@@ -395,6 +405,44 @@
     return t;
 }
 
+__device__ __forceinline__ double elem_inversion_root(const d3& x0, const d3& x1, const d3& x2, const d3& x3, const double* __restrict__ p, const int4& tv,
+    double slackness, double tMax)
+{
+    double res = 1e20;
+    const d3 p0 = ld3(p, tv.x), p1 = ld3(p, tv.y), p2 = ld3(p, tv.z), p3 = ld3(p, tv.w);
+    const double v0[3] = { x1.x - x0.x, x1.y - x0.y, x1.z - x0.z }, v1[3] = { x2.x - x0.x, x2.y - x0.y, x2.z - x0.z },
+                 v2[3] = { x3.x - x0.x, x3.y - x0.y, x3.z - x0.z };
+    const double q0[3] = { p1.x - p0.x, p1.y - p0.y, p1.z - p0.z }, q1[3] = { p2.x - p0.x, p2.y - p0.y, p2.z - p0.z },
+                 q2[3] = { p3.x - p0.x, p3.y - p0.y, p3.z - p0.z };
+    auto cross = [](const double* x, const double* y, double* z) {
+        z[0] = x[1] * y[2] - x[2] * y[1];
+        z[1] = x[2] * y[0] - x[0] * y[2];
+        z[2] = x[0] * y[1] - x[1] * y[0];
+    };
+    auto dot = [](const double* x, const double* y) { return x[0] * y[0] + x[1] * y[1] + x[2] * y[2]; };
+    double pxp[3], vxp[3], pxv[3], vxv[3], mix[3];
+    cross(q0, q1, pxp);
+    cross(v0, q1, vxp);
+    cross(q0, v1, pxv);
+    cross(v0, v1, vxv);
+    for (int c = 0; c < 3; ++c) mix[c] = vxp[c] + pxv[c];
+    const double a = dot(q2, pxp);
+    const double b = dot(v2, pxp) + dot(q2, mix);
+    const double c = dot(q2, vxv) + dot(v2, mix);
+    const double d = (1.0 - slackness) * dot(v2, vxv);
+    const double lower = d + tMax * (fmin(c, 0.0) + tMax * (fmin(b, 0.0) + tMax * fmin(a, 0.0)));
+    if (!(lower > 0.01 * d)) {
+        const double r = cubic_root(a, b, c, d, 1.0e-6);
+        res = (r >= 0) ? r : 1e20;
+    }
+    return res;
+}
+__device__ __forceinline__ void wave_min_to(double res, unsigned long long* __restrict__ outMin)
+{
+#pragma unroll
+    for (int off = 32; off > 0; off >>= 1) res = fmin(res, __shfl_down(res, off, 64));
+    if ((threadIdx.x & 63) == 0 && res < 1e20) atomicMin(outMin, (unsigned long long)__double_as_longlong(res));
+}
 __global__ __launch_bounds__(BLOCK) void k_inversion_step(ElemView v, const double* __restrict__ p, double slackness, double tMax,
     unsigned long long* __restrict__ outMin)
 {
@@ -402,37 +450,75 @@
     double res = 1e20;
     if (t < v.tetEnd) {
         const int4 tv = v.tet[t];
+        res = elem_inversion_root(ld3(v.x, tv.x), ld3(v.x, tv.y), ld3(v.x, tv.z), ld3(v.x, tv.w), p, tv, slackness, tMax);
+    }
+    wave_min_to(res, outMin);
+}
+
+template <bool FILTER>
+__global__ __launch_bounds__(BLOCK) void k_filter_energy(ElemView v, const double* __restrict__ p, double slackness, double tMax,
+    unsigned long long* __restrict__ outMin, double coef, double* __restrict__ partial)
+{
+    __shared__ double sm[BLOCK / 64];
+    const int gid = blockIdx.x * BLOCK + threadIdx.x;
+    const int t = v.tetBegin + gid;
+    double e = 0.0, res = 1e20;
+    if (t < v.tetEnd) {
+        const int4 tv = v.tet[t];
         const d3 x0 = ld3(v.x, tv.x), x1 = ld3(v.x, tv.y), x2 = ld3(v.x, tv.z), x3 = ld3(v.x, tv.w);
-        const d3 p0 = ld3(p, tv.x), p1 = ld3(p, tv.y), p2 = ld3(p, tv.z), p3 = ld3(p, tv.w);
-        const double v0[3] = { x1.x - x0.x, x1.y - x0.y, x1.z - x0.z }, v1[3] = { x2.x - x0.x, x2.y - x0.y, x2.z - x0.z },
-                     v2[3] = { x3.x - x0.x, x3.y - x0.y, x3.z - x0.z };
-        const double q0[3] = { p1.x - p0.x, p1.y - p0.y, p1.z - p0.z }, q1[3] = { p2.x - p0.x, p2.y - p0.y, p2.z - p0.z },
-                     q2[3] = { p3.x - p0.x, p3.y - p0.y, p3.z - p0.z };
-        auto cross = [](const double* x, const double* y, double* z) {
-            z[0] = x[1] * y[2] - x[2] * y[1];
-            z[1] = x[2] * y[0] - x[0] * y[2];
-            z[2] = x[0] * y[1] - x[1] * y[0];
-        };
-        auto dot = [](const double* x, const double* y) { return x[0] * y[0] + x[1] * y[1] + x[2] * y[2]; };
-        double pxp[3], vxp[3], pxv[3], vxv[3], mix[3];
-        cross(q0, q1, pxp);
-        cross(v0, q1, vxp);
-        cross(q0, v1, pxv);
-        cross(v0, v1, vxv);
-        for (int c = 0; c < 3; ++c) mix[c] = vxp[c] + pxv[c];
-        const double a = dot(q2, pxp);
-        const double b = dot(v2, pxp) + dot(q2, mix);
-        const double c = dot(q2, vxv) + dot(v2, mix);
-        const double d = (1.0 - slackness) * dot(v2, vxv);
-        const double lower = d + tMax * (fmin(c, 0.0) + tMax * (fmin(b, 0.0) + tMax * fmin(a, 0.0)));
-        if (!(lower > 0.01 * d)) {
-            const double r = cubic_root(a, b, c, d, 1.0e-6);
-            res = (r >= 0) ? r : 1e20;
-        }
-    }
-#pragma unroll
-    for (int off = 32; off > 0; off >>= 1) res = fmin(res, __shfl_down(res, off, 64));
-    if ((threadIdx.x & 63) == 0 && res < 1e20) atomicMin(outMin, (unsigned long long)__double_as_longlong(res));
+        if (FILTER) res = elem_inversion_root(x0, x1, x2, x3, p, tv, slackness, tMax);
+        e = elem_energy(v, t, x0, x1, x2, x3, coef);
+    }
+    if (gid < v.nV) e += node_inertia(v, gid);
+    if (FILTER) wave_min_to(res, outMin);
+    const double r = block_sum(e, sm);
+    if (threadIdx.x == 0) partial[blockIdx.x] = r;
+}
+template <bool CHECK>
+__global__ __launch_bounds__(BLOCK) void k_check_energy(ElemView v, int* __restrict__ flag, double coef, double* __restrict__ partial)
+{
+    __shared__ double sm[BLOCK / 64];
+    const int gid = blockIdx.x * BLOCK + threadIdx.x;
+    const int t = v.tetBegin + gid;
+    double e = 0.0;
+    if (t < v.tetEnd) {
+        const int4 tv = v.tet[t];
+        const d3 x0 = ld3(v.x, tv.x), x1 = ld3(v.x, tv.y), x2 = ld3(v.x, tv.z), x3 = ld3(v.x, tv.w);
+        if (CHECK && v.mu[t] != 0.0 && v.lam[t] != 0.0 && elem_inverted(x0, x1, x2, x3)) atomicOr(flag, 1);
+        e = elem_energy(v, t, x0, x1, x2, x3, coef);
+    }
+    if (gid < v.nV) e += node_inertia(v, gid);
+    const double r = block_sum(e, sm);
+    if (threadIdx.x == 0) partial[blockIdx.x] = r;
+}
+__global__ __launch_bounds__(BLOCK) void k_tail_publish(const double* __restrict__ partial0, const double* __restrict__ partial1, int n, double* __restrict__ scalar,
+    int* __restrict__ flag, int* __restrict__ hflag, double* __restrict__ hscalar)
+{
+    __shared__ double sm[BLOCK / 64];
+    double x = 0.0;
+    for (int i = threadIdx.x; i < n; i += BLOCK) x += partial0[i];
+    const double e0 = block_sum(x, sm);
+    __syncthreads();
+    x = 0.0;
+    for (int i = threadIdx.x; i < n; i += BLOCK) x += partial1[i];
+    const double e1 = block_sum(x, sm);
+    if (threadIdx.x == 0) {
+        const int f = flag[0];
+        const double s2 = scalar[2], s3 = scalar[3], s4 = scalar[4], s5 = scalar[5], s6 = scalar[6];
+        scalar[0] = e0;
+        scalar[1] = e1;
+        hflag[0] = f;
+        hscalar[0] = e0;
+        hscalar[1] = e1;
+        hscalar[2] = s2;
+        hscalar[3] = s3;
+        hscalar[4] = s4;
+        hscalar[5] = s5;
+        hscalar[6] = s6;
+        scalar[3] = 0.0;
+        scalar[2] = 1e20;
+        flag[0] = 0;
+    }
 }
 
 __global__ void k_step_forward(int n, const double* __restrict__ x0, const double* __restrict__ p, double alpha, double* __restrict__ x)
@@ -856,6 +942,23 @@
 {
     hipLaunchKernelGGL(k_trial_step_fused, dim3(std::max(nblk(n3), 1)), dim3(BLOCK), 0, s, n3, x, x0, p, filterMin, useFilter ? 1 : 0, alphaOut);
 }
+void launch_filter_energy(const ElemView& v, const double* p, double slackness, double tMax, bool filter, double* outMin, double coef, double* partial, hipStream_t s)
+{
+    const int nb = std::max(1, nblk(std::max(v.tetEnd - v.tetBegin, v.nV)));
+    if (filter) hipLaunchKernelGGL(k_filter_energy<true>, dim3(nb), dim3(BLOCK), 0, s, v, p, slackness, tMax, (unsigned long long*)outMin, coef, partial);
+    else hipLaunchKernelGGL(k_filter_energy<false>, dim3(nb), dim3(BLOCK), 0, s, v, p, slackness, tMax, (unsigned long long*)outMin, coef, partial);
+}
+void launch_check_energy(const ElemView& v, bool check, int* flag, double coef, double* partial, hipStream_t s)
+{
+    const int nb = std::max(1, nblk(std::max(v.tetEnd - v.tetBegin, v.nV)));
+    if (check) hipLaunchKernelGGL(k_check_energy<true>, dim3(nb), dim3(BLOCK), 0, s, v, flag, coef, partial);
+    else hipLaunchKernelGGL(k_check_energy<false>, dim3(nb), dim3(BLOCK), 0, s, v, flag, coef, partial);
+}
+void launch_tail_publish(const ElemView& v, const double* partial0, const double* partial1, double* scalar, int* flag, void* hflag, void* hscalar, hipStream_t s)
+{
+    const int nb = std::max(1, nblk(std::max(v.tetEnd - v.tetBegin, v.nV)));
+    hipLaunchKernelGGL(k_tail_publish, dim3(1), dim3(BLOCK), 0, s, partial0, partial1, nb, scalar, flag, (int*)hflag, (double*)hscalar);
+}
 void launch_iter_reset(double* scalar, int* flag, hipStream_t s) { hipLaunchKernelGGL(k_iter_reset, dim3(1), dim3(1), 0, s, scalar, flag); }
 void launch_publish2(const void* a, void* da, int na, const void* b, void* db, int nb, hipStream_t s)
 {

- - - - -

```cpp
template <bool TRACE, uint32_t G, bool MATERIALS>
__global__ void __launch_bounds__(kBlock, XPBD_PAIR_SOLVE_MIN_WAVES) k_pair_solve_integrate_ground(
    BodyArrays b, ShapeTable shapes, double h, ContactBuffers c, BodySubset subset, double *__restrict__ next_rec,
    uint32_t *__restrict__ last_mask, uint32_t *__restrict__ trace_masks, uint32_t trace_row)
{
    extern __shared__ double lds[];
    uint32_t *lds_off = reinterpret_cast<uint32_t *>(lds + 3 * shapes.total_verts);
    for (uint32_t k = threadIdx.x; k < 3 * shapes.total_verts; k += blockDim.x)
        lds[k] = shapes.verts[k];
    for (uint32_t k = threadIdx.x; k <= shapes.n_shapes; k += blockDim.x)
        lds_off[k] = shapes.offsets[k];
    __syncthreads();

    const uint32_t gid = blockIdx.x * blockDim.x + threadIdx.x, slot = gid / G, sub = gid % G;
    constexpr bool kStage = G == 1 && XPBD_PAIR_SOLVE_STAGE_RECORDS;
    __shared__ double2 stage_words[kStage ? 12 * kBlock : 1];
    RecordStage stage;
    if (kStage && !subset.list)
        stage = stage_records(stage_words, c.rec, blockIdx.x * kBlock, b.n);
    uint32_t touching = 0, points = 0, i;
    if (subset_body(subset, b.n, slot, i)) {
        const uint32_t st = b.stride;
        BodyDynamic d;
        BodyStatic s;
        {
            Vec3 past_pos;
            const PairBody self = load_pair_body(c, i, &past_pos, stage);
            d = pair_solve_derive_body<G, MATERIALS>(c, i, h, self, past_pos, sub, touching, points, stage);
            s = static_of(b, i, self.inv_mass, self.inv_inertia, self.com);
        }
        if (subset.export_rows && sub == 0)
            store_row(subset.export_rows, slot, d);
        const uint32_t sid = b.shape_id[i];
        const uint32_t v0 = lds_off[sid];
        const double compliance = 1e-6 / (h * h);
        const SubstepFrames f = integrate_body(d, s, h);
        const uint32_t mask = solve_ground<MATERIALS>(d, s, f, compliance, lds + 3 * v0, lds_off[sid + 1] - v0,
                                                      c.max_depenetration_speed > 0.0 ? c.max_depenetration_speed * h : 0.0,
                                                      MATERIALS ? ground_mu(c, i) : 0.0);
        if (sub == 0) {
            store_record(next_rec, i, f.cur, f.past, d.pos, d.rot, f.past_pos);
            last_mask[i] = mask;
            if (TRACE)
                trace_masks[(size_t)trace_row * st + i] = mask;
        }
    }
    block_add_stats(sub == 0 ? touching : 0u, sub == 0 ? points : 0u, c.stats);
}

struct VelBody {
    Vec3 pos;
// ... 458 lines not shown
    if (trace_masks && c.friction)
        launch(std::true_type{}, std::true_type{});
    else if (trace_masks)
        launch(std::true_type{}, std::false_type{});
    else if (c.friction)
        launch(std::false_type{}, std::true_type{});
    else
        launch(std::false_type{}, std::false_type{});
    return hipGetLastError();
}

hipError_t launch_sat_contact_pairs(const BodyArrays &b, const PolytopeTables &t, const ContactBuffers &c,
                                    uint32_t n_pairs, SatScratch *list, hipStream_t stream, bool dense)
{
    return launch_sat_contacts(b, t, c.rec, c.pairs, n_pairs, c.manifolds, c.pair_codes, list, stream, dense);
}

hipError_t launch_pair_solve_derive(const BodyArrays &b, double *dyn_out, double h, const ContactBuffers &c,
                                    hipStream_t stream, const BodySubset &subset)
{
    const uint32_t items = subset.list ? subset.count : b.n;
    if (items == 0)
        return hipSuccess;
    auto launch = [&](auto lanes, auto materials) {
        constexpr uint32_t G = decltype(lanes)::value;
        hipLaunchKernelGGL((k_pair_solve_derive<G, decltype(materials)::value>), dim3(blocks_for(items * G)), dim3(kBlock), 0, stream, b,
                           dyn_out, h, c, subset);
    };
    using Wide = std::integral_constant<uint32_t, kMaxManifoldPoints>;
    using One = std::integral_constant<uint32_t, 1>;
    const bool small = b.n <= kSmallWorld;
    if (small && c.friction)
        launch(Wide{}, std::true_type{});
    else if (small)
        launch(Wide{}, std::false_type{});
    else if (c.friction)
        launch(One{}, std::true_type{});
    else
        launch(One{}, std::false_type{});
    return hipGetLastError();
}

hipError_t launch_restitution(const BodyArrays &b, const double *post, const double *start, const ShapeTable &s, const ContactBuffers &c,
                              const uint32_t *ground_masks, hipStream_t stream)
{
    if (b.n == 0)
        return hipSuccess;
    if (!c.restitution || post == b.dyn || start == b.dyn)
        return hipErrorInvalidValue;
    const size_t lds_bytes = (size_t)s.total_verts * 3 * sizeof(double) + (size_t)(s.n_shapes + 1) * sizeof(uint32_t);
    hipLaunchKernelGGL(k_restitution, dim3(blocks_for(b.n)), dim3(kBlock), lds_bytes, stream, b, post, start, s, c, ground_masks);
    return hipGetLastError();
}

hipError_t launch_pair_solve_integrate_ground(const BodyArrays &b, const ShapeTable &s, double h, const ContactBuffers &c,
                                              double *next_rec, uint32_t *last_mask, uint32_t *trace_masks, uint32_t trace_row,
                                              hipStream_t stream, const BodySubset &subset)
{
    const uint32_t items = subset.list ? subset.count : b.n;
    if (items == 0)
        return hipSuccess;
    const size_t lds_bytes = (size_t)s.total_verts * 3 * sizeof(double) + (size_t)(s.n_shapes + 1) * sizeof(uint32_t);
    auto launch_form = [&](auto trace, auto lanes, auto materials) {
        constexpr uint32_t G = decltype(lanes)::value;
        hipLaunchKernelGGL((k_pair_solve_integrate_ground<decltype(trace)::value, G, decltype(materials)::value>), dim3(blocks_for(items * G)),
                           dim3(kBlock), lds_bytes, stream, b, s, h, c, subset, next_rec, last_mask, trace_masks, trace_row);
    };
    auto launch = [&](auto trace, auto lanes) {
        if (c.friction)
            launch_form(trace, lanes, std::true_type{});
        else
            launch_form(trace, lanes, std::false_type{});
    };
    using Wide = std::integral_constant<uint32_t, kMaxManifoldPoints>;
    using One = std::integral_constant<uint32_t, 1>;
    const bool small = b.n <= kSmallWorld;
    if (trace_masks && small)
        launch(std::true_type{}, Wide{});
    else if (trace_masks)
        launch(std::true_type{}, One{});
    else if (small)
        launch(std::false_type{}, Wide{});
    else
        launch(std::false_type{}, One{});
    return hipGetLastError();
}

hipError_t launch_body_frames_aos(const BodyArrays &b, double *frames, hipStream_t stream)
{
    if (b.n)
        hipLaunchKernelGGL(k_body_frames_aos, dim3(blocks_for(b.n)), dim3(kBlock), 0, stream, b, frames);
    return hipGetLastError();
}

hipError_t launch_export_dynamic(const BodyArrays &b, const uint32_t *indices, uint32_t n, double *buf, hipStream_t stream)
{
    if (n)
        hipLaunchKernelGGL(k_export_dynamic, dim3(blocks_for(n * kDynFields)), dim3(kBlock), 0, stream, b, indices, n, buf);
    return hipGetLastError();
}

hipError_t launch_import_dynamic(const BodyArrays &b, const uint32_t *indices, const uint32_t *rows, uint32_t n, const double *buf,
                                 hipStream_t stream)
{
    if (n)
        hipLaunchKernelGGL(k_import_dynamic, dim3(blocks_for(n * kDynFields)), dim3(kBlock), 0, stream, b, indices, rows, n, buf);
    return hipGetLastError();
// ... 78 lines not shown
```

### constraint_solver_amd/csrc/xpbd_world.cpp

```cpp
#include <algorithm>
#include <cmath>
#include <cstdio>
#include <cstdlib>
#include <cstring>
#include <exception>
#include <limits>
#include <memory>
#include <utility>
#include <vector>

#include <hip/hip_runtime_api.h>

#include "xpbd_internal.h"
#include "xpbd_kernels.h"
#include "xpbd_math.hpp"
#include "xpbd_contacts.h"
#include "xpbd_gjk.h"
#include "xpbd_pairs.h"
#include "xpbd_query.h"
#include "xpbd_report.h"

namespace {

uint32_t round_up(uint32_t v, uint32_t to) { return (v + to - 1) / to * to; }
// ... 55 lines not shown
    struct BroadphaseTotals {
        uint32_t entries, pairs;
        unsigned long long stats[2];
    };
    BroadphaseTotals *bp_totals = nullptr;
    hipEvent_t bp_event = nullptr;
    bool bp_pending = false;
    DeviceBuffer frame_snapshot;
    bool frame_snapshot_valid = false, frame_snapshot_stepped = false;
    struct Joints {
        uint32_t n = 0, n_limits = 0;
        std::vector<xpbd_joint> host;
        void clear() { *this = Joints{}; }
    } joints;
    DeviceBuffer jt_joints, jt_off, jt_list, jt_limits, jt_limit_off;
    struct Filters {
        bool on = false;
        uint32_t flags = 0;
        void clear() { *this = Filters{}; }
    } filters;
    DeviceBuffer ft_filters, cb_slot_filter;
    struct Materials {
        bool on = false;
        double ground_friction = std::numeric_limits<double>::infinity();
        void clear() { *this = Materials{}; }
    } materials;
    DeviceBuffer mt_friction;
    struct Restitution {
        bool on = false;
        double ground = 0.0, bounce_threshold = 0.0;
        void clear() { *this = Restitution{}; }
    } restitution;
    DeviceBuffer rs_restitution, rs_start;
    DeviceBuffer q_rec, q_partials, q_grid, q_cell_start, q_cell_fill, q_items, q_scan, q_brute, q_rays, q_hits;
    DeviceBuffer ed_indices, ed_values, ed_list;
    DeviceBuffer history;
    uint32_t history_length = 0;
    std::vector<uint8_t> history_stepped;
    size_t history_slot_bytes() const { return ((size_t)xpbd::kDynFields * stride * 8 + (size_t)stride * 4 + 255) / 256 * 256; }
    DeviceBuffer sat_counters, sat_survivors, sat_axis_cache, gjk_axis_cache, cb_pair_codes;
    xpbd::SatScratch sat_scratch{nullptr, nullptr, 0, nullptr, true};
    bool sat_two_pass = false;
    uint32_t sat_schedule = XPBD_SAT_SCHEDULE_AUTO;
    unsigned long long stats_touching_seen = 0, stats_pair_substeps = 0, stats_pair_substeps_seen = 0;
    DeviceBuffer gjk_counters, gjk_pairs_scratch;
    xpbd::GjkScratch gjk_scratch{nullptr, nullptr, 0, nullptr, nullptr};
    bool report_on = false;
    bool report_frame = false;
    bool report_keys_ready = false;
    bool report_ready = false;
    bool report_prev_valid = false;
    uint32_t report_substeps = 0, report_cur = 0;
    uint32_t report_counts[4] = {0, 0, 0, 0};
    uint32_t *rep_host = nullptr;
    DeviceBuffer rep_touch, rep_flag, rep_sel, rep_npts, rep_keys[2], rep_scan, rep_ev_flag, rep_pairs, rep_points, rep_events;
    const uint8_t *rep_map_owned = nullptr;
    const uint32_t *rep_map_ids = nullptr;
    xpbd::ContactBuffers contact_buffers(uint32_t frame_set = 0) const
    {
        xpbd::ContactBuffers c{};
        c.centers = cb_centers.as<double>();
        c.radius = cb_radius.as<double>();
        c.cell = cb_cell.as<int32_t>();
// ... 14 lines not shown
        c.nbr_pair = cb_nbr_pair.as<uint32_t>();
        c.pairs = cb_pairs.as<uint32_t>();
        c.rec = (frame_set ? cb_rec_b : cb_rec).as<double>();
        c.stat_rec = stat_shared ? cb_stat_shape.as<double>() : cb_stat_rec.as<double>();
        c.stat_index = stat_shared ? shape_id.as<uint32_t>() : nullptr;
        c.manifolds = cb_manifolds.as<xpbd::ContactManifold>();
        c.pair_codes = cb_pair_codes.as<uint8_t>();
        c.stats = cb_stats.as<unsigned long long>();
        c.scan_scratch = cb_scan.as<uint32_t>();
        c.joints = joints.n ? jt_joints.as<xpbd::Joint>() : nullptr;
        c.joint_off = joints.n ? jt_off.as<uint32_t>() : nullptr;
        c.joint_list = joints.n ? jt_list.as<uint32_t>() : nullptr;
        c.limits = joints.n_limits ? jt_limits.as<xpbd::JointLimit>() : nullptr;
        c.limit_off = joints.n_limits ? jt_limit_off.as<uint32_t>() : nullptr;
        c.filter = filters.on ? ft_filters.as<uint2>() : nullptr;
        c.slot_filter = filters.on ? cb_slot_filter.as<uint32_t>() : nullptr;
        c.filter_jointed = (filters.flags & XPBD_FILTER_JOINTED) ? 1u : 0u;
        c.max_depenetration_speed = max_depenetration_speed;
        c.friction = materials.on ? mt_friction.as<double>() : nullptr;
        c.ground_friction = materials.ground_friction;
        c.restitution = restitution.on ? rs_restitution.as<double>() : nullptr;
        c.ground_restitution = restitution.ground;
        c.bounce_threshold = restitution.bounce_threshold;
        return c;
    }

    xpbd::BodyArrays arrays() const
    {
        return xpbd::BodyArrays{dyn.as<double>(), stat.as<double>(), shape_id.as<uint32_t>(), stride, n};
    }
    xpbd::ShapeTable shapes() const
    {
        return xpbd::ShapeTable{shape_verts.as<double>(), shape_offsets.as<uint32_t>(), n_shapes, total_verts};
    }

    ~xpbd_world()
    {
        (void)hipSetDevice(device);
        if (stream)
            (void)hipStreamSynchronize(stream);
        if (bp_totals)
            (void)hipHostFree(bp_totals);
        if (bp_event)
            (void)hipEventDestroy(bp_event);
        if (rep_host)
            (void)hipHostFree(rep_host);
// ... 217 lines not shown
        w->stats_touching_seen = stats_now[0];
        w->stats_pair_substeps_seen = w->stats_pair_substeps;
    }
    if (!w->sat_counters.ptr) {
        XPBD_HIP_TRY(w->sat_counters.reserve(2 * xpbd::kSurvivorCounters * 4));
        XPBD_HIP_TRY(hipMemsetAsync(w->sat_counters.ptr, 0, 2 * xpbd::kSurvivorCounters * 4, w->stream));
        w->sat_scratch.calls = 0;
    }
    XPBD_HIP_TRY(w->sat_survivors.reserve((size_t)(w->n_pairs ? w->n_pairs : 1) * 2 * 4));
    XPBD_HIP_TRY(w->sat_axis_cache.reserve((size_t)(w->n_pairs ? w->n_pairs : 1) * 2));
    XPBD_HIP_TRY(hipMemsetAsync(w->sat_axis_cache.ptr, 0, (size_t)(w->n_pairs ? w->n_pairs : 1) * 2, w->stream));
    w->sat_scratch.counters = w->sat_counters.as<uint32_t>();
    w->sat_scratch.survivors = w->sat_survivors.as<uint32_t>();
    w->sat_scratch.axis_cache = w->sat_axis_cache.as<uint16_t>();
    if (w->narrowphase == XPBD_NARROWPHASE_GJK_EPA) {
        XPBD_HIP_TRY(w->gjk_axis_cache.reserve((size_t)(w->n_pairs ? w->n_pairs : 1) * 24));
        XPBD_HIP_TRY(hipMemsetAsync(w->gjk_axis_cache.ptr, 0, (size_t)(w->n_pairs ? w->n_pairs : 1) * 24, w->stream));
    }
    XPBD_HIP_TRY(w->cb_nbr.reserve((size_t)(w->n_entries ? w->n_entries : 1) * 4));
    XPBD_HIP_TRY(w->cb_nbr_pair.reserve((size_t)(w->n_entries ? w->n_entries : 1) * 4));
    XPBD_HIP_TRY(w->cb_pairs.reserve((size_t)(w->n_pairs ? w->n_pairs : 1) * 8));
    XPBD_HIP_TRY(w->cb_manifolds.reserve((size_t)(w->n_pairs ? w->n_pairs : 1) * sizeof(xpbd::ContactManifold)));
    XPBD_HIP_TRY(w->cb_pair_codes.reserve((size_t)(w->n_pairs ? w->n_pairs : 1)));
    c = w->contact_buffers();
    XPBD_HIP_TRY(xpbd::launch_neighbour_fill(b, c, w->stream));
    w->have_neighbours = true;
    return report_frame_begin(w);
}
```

- - - - -

*PROBLEM DETAILS*: What belongs in the answer is each line of the data that has the word "BroadphaseTotals".

*RESPONSE FOR THIS EXERCISE*:
    struct BroadphaseTotals {
    BroadphaseTotals *bp_totals = nullptr;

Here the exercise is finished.